Could you write out, word for word, only the lines from the one containing "int launch_homography(const float*" through the last line of the data below?

··· Source material

int launch_nchw_to_nhwc_pad(int dtype, const float* in, void* out, int V, int C, int H, int W, int Cp, hipStream_t s);
int launch_maxpool3x3s2(int dtype, const void* in, void* out, int V, int H, int W, int C, hipStream_t s);
int launch_resize_bilinear_ac(int dtype, const void* in, void* out, int V, int Hs, int Ws, int C, int Ho, int Wo, int ldo,
                              int ch_off, hipStream_t s);
int launch_copy_channels(int dtype, const void* in, void* out, long long npix, int C, int ldo, int ch_off, hipStream_t s);
int launch_adaptive_avgpool(int dtype, const void* in, void* out, int V, int H, int W, int C, int S, hipStream_t s);
int launch_adaptive_avgpool_multi(int dtype, const void* in, void* const* outs, const int* bins, int nb, int V, int H, int W, int C,
                                  hipStream_t s);
int launch_psp_pool_conv(int dtype, const void* in, int ldi, const void* const* w, void* const* outs, const int* bins, int V, int H, int W,
                         int act, float slope, hipStream_t s);
int launch_psp_resize_cat(int dtype, const void* f, const void* const* stages, const int* bins, void* out, int V, int Ho, int Wo, hipStream_t s);
int launch_homography(const float* P_views, float* out, int V, int B, hipStream_t s);
int launch_build_volume(int dtype, const void* feat, const float* homog, const float* depths, void* vol, int v0, int Vc, int V,
                        int B, int D, int H, int W, hipStream_t s);

int launch_upconv_combine(int dtype, const void* z, const float* bias, void* out, int V, int h, int w, int Co, int ldo, int act,
                          float slope, hipStream_t s, const float* drop = nullptr);
int launch_upconv_final(int dtype, const void* x, const void* wz, const float* bias, float slope, const void* wf, const float* biasf,
                        void* out, int out_f32, int V, int h, int w, hipStream_t s, const void* wf_f16 = nullptr);

constexpr int kDropoutPerView = 256 + 64;
unsigned dropout_threshold(float p);
float dropout_scale(float p);
int launch_dropout_masks(float* masks, unsigned long long* state, int B, float p, unsigned long long seed, int advance, hipStream_t s);

size_t bn_scratch_bytes(int V);
int launch_bn_per_sample(int dtype, void* y, const void* res, const float* gamma, const float* beta, void* scratch, int V,
                         long long nvox, int C, int relu, hipStream_t s);

int launch_to_f32(int dtype, const void* in, float* out, long long n, hipStream_t s);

······

§ Exercise output:
int launch_homography(const float* P_views, float* out, int V, int B, hipStream_t s);
int launch_build_volume(int dtype, const void* feat, const float* homog, const float* depths, void* vol, int v0, int Vc, int V,
                        int B, int D, int H, int W, hipStream_t s);

int launch_upconv_combine(int dtype, const void* z, const float* bias, void* out, int V, int h, int w, int Co, int ldo, int act,
                          float slope, hipStream_t s, const float* drop = nullptr);
int launch_upconv_final(int dtype, const void* x, const void* wz, const float* bias, float slope, const void* wf, const float* biasf,
                        void* out, int out_f32, int V, int h, int w, hipStream_t s, const void* wf_f16 = nullptr);

constexpr int kDropoutPerView = 256 + 64;
unsigned dropout_threshold(float p);
float dropout_scale(float p);
int launch_dropout_masks(float* masks, unsigned long long* state, int B, float p, unsigned long long seed, int advance, hipStream_t s);

size_t bn_scratch_bytes(int V);
int launch_bn_per_sample(int dtype, void* y, const void* res, const float* gamma, const float* beta, void* scratch, int V,
                         long long nvox, int C, int relu, hipStream_t s);

int launch_to_f32(int dtype, const void* in, float* out, long long n, hipStream_t s);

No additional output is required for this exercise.